You don't have to plug it in. The "hamster" generates the "turning" motion.:wink:


----------



## its_virgil (Aug 15, 2012)

...I kept several ages of hampsters and change the speed by changing the age of the hampster.:biggrin:

Actually, the one I had worked quite well, was well built but could have been a little heavier and it is still being used by the guy who received it as a gift. 

Hard to judge quality from just a picture.

Do a good turn daily!
Don





wood-of-1kind said:


> pensbydesign said:
> 
> 
> > i have one of those sitting in my shop never plugged it in
> ...


----------



## KenV (Aug 15, 2012)

That is a great upgrade from a spring pole lathe with out bearings --   if you have a current bush to plug the new one into.

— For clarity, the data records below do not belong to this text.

template <int ABL = 0, bool GNF = false, bool ERAW = false, int LA = 2, bool TAIL = false, int NL = 3, bool SH = false>
int launch_wino8s(const WinoArgs& a, hipStream_t stream, const char* name) {
    constexpr size_t LDS = (size_t)VBYTES / 3 * NL + 2 * (size_t)4 * 64 * 128;
    static_assert(LDS <= 163840, "LDS budget");
    if (int st = psld_lds_once<&wino_conv8s_kernel<ABL, GNF, ERAW, LA, TAIL, NL, SH>>(LDS, name)) return st;
    PSLD_CHECK_ARG(a.tiles_m == wino_tiles_m(a.B, a.H, a.W, a.nseg) && (1 << a.lg_ksplit) == (a.ksplit > 1 ? a.ksplit : 1),
                   "%s: launch geometry not filled in (tiles_m %d, ksplit %d)", name, a.tiles_m, a.ksplit);
    dim3 grid((unsigned)(a.tiles_m * cdiv(a.N, 128) * (a.ksplit > 1 ? a.ksplit : 1)));
    hipLaunchKernelGGL((wino_conv8s_kernel<ABL, GNF, ERAW, LA, TAIL, NL, SH>), grid, dim3(WINO_THREADS), LDS, stream, a);
    PSLD_CHECK_LAUNCH(name);
    return PSLD_OK;
}

int wino_cu_count() {
    static int n[PSLD_MAX_DEVICES] = {};
    int& cu = n[psld_device_slot()];
    if (cu <= 0) {
        int dev = 0;
        if (hipGetDevice(&dev) != hipSuccess || hipDeviceGetAttribute(&cu, hipDeviceAttributeMultiprocessorCount, dev) != hipSuccess ||
            cu <= 0)
            cu = 256;
    }
    return cu;
}

bool wino_geometry(int h, int w, int* nseg, int* rps, int* halo_px) {
    if (w == 128) {
        *nseg = 1; *rps = 4; *halo_px = 6 * 34;
        return h % 4 == 0;
    }
    if (w == 4) {
        *nseg = 7; *rps = 4; *halo_px = 7 * 36;
        return h == 4;
    }
    if (w != 8 && w != 16 && w != 32 && w != 64) return false;
    if (h % 2) return false;
    const int hw = h * w;
    if (hw >= 128) {
        if (hw % 128) return false;
        *nseg = 1;
        *rps = 128 / w;
    } else {
        if (128 % hw) return false;
        *nseg = 128 / hw;
        *rps = h;
    }
    if (*rps % 2) return false;
    *halo_px = *nseg * (*rps + 2) * (w + 2);
    return w == 64 ? h % 4 == 0 : *halo_px <= 256;
}

}

extern "C" long long psld_conv3x3_wino_frag_bytes(int cout, int cin) { return (long long)cout * cin * 16 * 6 + 16384; }
extern "C" long long psld_conv3x3_wino_frag_bytes_x3(int cout, int cin) { return (long long)cout * cin * 16 * 4 + 16384; }

extern "C" long long psld_conv3x3_wino_frag_bytes_f16(int cout, int cin) { return (long long)cout * cin * 16 * 2 + 16384; }

extern "C" int psld_conv3x3_wino_supported(int c1, int c2, int batch, int h, int w, int cout) {
    int nseg, rps, halo;
    return c1 > 0 && c2 >= 0 && c1 % 32 == 0 && c2 % 32 == 0 && cout >= 128 && cout % 32 == 0 && batch > 0 &&
           wino_geometry(h, w, &nseg, &rps, &halo);
}

extern "C" int psld_pack_conv3x3_wino(const float* w_oihw, void* ufrag, int cout, int cin, int dgrad, hipStream_t stream) {
    PSLD_CHECK_ARG(w_oihw && ufrag && aligned16(ufrag), "psld_pack_conv3x3_wino: null / unaligned pointer");
    const int n_out = dgrad ? cin : cout, k_in = dgrad ? cout : cin;
    PSLD_CHECK_ARG(n_out >= 128 && k_in > 0 && n_out % 32 == 0 && k_in % 32 == 0,
                   "psld_pack_conv3x3_wino: needs out channels %%32 (>= 128) and in channels %%32 (got %d, %d)", n_out, k_in);
    const long long items = (long long)(n_out / 16) * (k_in / 32) * 64;
    const unsigned blocks = psld_grid_blocks(items, 64, 16384);
    if (dgrad) hipLaunchKernelGGL(wino_pack_kernel<3>, dim3(blocks), dim3(64), 0, stream, w_oihw, reinterpret_cast<u32x4*>(ufrag),
                                  n_out, k_in, 9LL, (long long)cin * 9, 1);
    else hipLaunchKernelGGL(wino_pack_kernel<3>, dim3(blocks), dim3(64), 0, stream, w_oihw, reinterpret_cast<u32x4*>(ufrag),
                            n_out, k_in, (long long)cin * 9, 9LL, 0);
    PSLD_CHECK_LAUNCH("psld_pack_conv3x3_wino");
    return PSLD_OK;
}
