inline int plan_env(const msc_env_desc* d, int64_t n_envs, int n_cus, const EnvKnobs& k, EnvPlan& p) {
  if (!d) return p.fail("null argument");
  if (d->abi_version != MSC_ABI_VERSION) return p.fail("abi_version %d != %d", d->abi_version, MSC_ABI_VERSION);
  const int W = d->n_warehouses, K = d->n_skus, R = d->n_regions;
  if (W < 1 || W > MSC_MAX_W) return p.fail("n_warehouses must be in [1, %d]", MSC_MAX_W);
  if (K < 1 || K > MSC_MAX_K) return p.fail("n_skus must be in [1, %d]", MSC_MAX_K);
  if (R < 1 || R > MSC_MAX_R) return p.fail("n_regions must be in [1, %d]", MSC_MAX_R);
  if (d->episode_length < 1) return p.fail("episode_length must be positive");
  if (n_envs < 1) return p.fail("n_envs must be positive");
  if (d->max_splits < 0 || d->max_splits >= W) return p.fail("max_splits must be < n_warehouses=%d", W);
  const int WK = W * K;
  const bool poisson = d->demand_type == MSC_DEMAND_POISSON, empirical = d->demand_type == MSC_DEMAND_EMPIRICAL;

  int Lmax = 0, lact_max = 0;
  for (int i = 0; i < WK; i++) {
    const int elt = d->expected_lead_times[i];
    if (elt < 1) return p.fail("expected_lead_times must be positive");
    int dev = 0;
    if (d->lead_type == MSC_LEAD_STOCHASTIC) dev = d->max_dev_per_sku ? d->max_deviation[i % K] : d->max_deviation[0];
    if (dev < 0) return p.fail("max_deviation must be non-negative");
    Lmax = elt > Lmax ? elt : Lmax;
    lact_max = elt + dev > lact_max ? elt + dev : lact_max;
  }
  const int RING = lact_max + 1;
  if (RING > MAX_RING) return p.fail("max actual lead time %d exceeds %d", lact_max, MAX_RING - 1);

  EnvConst& c = p.c;
  c = EnvConst{};
  c.W = W; c.K = K; c.R = R; c.T = d->episode_length; c.Lmax = Lmax; c.RING = RING;
  c.F = feature_dim(d, Lmax);
  c.L = c.F + (d->include_warehouse_id ? W : 0);
  c.action_type = d->action_type; c.lead_type = d->lead_type; c.dev_per_sku = d->max_dev_per_sku;
  c.lost_type = d->lost_type; c.scope = d->reward_scope; c.norm = d->obs_norm; c.wid = d->include_warehouse_id;
  c.num_eval = d->num_eval_episodes; c.max_wh = d->max_splits + 1; c.demand_type = d->demand_type;
  c.init_type = d->init_type; c.init_min = d->init_min; c.init_max = d->init_max;
  c.hold_per_sku = d->holding_per_sku; c.pen_per_sku = d->penalty_per_sku;
  c.flags = d->feature_flags; c.E = n_envs; c.scale = d->reward_scale; c.alpha = d->lost_alpha;
  c.hold_scalar = d->holding_per_sku ? 0.0 : d->holding_cost[0];
  c.pen_scalar = d->penalty_per_sku ? 0.0 : d->penalty_cost[0];
  if (c.lost_type == MSC_LOST_COST && !(c.alpha > 0)) return p.fail("cost lost-sales alpha must be > 0");
  if (c.norm == MSC_OBS_MEANSTD && (!d->obs_mean || !d->obs_std)) return p.fail("meanstd needs obs_mean/obs_std");
  if (d->init_type == MSC_INIT_UNIFORM && (d->init_min < 0 || d->init_min > d->init_max))
    return p.fail("uniform initial inventory needs 0 <= min <= max");

  p.hold.assign(K, 0.0), p.pen.assign(K, 0.0);
  for (int s = 0; s < K; s++) {
    p.hold[s] = d->holding_per_sku ? d->holding_cost[s] : 0.0;
    p.pen[s] = d->penalty_per_sku ? d->penalty_cost[s] : 0.0;
  }
  p.ofT.assign((size_t)R * W, 0.0), p.ovT.assign((size_t)R * W, 0.0);
  for (int w = 0; w < W; w++)
    for (int r = 0; r < R; r++) {
      p.ofT[(size_t)r * W + w] = d->outbound_fixed[(size_t)w * R + r];
      p.ovT[(size_t)r * W + w] = d->outbound_variable[(size_t)w * R + r];
    }
  p.home_mask.assign(R, 0u), p.closest.assign(R, 0), p.home_of.assign(W, 0);
  for (int w = 0; w < W; w++) {
    int b = 0;
    for (int r = 1; r < R; r++)
      if (d->distances[(size_t)w * R + r] < d->distances[(size_t)w * R + b]) b = r;
    p.home_mask[b] |= 1u << w;
    p.home_of[w] = b;
  }
  c.shared_home = 0;
  for (int r = 0; r < R; r++) c.shared_home |= __builtin_popcount(p.home_mask[r]) > 1 ? 1 : 0;
  for (int r = 0; r < R; r++) {
    int b = 0;
    for (int w = 1; w < W; w++)
      if (d->distances[(size_t)w * R + r] < d->distances[(size_t)b * R + r]) b = w;
    p.closest[r] = b;
  }
  p.zeros_wk.assign(WK, 0), p.zeros_f.assign(c.F > 0 ? c.F : 1, 0.0f), p.ones_f.assign(c.F > 0 ? c.F : 1, 1.0f);
  p.enlam_o.assign(R, 1.0), p.p_sku.assign(R, 0.0), p.p_skip.assign(R, 0.0), p.enlam_q.assign((size_t)R * K, 1.0);
  p.ptrs_o.assign(R, PtrsConst{}), p.ptrs_q.assign((size_t)R * K, PtrsConst{});
  p.toff.clear(), p.trec.clear();
  const int nv = p.nv = order_record_vec4(K);
  int order_cap = 1;
  int64_t max_count = 1;
  if (poisson) {
    double lam_sum = 0.0;
    for (int r = 0; r < R; r++) {
      const double lo = d->lambda_orders[r];
      if (!(lo > 0.0 && lo < 1e6)) return p.fail("lambda_orders[%d]=%g: must be in (0, 1e6)", r, lo);
      p.enlam_o[r] = exp(-lo);
      p.ptrs_o[r] = ptrs_const_host(lo);
      if (lo >= 10.0) c.demand_ptrs = 1;
      if (lo > 0.0 && lo < 10.0 && p.enlam_o[r] >= 1.0) return p.fail("lambda_orders[%d] too small", r);
      p.p_sku[r] = d->probability_skus[r];
      p.p_skip[r] = ldexp(ceil(ldexp(p.p_sku[r], 53)), -53) - 0x1p-53;
      lam_sum += lo;
      for (int s = 0; s < K; s++) {
        const double lq = d->lambda_quantity[(size_t)r * K + s];
        if (!(lq > 0.0 && lq < 20000.0)) return p.fail("lambda_quantity[%d,%d]=%g: must be in (0, 20000)", r, s, lq);
        p.enlam_q[(size_t)r * K + s] = exp(-lq);
        p.ptrs_q[(size_t)r * K + s] = ptrs_const_host(lq);
        if (lq >= 10.0) c.demand_ptrs = 1;
      }
    }
    const double cap_d = ceil(lam_sum + 12.0 * sqrt(lam_sum + 1.0) + 64.0);
    if (!(cap_d <= (double)MSC_ORDER_CAP_MAX))
      return p.fail("sum of lambda_orders %g: per-step order capacity %.0f exceeds %d records per env", lam_sum, cap_d,
                    MSC_ORDER_CAP_MAX);
    max_count = order_cap = (int)cap_d;
  } else if (empirical) {
    const int rows = d->trace_n_rows;
    if (rows < d->episode_length) return p.fail("trace has %d timesteps < episode_length %d", rows, d->episode_length);
    const int64_t n_ord = d->trace_offsets[rows];
    p.toff.assign(d->trace_offsets, d->trace_offsets + rows + 1);
    p.trec.assign((size_t)(n_ord > 0 ? n_ord : 1) * nv, make_uint4(0, 0, 0, 0));
    for (int64_t j = 0; j < n_ord; j++) {
      uint16_t* h = reinterpret_cast<uint16_t*>(&p.trec[(size_t)j * nv]);
      const int reg = d->trace_regions[j];
      if (reg < 0 || reg >= R) return p.fail("trace region %d out of range", reg);
      h[0] = (uint16_t)reg;
      for (int s = 0; s < K; s++) {
        const int q = d->trace_quantities[j * K + s];
        if (q < 0 || q > 65535) return p.fail("trace quantity %d out of range", q);
        h[1 + s] = (uint16_t)q;
      }
    }
    c.tr_rows = rows;
    max_count = 0;
    for (int i = 0; i < rows; i++) max_count = std::max<int64_t>(max_count, p.toff[i + 1] - p.toff[i]);
  } else {
    return p.fail("unknown demand_type %d", d->demand_type);
  }
  c.order_cap = order_cap;

  if (poisson) {
    c.demand_uni = 1;
    for (int r = 0; r < R; r++) {
      c.demand_uni &= p.enlam_o[r] == p.enlam_o[0] && p.p_skip[r] == p.p_skip[0] ? 1 : 0;
      for (int s = 0; s < K; s++) c.demand_uni &= p.enlam_q[(size_t)r * K + s] == p.enlam_q[0] ? 1 : 0;
    }
    if (k.demand_uni) c.demand_uni &= *k.demand_uni != 0 ? 1 : 0;
    c.uni_thr_o = p.enlam_o[0];
    c.uni_thr_m = p.p_skip[0];
    c.uni_thr_q = p.enlam_q[0];
  }
  if (k.demand_impl && *k.demand_impl != "v3" && *k.demand_impl != "unit")
    return p.fail("MSC_DEMAND_IMPL=%s: accepted values are v3 (the default) and unit", k.demand_impl->c_str());
  c.demand_impl = k.demand_impl && *k.demand_impl == "unit" ? 0 : 9;

  using Alloc = EnvKnobs::Alloc;
  const bool lane = W <= 16 && K <= 8 &&
                    (k.alloc_impl == Alloc::lane || (k.alloc_impl != Alloc::group && poisson && n_envs >= 16384));
  const bool scan = k.alloc_impl == Alloc::scan ? alloc_scan_supported(W, K)
                                                : !lane && k.alloc_impl == Alloc::unset && W <= 8 && alloc_scan_supported(W, K);
  c.alloc_impl = scan ? 2 : lane && k.alloc_impl != Alloc::scan ? 0 : 1;
  c.alloc_lpe = k.alloc_lpe.value_or(0);
  c.alloc_sort = !lane && (k.alloc_sort ? *k.alloc_sort != 0 : empirical) ? 1 : 0;
  c.sort_shift = 0;
  while ((max_count >> c.sort_shift) >= SORT_BUCKETS) c.sort_shift++;
  c.al_psplit = k.al_prio_split && *k.al_prio_split >= 1 && *k.al_prio_split <= 16 ? *k.al_prio_split : 14;
  c.al_tail = 1;

  c.fuse_c = c.alloc_impl == 2 ? (alloc_scan_fuse_supported(W, K, RING) ? 1 : 0)
           : c.alloc_impl == 1 ? (K <= 8 && RING <= 4 ? 1 : 0)
                               : 0;
  if (k.fuse_c) c.fuse_c = c.fuse_c && *k.fuse_c != 0 ? 1 : 0;
  c.fuse_a = c.alloc_impl == 2 && c.fuse_c && d->lead_type != MSC_LEAD_STOCHASTIC && poisson ? 1 : 0;
  if (k.fuse_a) c.fuse_a = c.fuse_a && *k.fuse_a != 0 ? 1 : 0;
  c.scan_defer = k.scan_defer ? (*k.scan_defer != 0 ? 1 : 0) : 1;

  c.sc_tab = k.sc_tab ? (*k.sc_tab != 0 ? 1 : 0) : 1;
  c.sb_gw = k.sb_gw && (*k.sb_gw == 4 || *k.sb_gw == 8 || *k.sb_gw == 16 || *k.sb_gw == 32) ? *k.sb_gw : 0;
  {
    const int ncu = n_cus < 1 ? 256 : n_cus;
    const int gw = step_b_group_width(W, c.sb_gw);
    const int bw = gw >= 16 ? 8 : 4;
    const int64_t blocks = (n_envs * gw + 64 * bw - 1) / (64 * bw), per_cu = (blocks + ncu - 1) / ncu;
    const size_t tab = (size_t)2 * R * W * sizeof(double) + (size_t)R * sizeof(int32_t);
    const size_t blk = (size_t)bw * 2 * 128 * 16 + tab;
    c.sb_tab = tab <= 16 * 1024 ? 1 : (empirical && blk <= 160 * 1024 && (int64_t)blk * per_cu <= 160 * 1024) ? 1 : 0;
    if (k.sb_tab) c.sb_tab = *k.sb_tab != 0 && blk <= 160 * 1024 ? 1 : 0;
  }

  c.obs_stage = (size_t)BS * ((c.W * c.L) | 1) * sizeof(float) <= 80 * 1024 ? (c.W >= 2 ? 2 : 1) : 0;
  if (k.obs_stage) c.obs_stage = c.obs_stage && *k.obs_stage > 0 ? *k.obs_stage : 0;
  if (c.obs_stage > c.W) c.obs_stage = c.W;
  c.obs_ring_reg = k.obs_ring_reg ? *k.obs_ring_reg != 0 : n_envs < 16384 ? 1 : 0;
  c.sc_form = k.step_c_form && *k.step_c_form == 4 ? 4 : 5;

  c.ea_S = 0;
  if (poisson) {
    bool want = d->episode_ahead < 0 ? n_envs <= 8192 : d->episode_ahead > 0;
    if (k.ea) want = *k.ea != 0;
    int S = 16;
    if (d->episode_ahead > 0 && d->episode_ahead < S) S = d->episode_ahead;
    if (k.ea_slots) S = *k.ea_slots;
    S = S < 2 ? 2 : (S > MSC_EA_MAX_S ? MSC_EA_MAX_S : S);
    if (want) {
      double lam_sum = 0.0, draws = 0.0;
      auto per_draw = [](double lam) { return lam < 10.0 ? lam + 1.0 : 8.0; };
      for (int r = 0; r < R; r++) {
        const double lo = d->lambda_orders[r];
        lam_sum += lo;
        double per_order = K;
        for (int s = 0; s < K; s++) per_order += d->probability_skus[r] * per_draw(d->lambda_quantity[(size_t)r * K + s]);
        draws += per_draw(lo) + lo * per_order;
      }
      const double m = lam_sum * d->episode_length;
      draws *= d->episode_length;
      const double cap_d = ceil(m + 12.0 * sqrt(m + 1.0) + 64.0);
      if (cap_d * nv <= (double)INT32_MAX && draws + 12.0 * sqrt(draws + 1.0) < 4294967295.0) {
        c.ea_S = S;
        c.ea_cap = (int64_t)cap_d;
      }
    }
  }
  p.ea_frac = k.ea_mem_frac ? *k.ea_mem_frac : d->ea_mem_fraction > 0.0 ? d->ea_mem_fraction : 0.25;

  p.pipeline = k.pipeline && poisson;
  p.ev_elide = k.ev_elide;
  p.ev_scope = k.ev_scope;
  p.ea_prio = k.ea_prio;
  return 0;
}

Not sure it is an upgrade from a treadle lathe.......


----------



## plantman (Aug 15, 2012)

KenV said:


> That is a great upgrade from a spring pole lathe with out bearings -- if you have a current bush to plug the new one into.
> 
> Not sure it is an upgrade from a treadle lathe.......


 
 You have to remember that the old bow lathes, that were used by the Egyptians, changed rotation ever stroke!! Original AC motor. We all have to start someplace, and it's usualy with little money and less knowledge. As our funds grow, our knowledge increases, and we find we enjoy what we are doing, we tend to move on to bigger and better machines that help us to achieve greater success in our projects. To some of the people that have the better machines now, this lathe may seem like a joke. To someone without a lathe, it's the "Holy Grail". I do agree that the $200 price seems a little high, but it's a good entry level if you find out you don't like to turn after all.  Jim S


----------



## plantman (Aug 15, 2012)

KenV said:


> That is a great upgrade from a spring pole lathe with out bearings -- if you have a current bush to plug the new one into.
> 
> Not sure it is an upgrade from a treadle lathe.......


 
 You have to remember that the old bow lathes, that were used by the Egyptians, changed rotation ever stroke!! Original AC motor. We all have to start someplace, and it's usualy with little money and less knowledge. As our funds grow, our knowledge increases, and we find we enjoy what we are doing, we tend to move on to bigger and better machines that help us to achieve greater success in our projects. To some of the people that have the better machines now, this lathe may seem like a joke. To someone without a lathe, it's the "Holy Grail". I do agree that the $200 price seems a little high, but it's a good entry level if you find out you don't like to turn after all. Jim S


----------



## ironman123 (Aug 15, 2012)

I have a green one of those from HF, in my garage now that I bought for my Grandson 7 or 8 years ago I think for 59.00.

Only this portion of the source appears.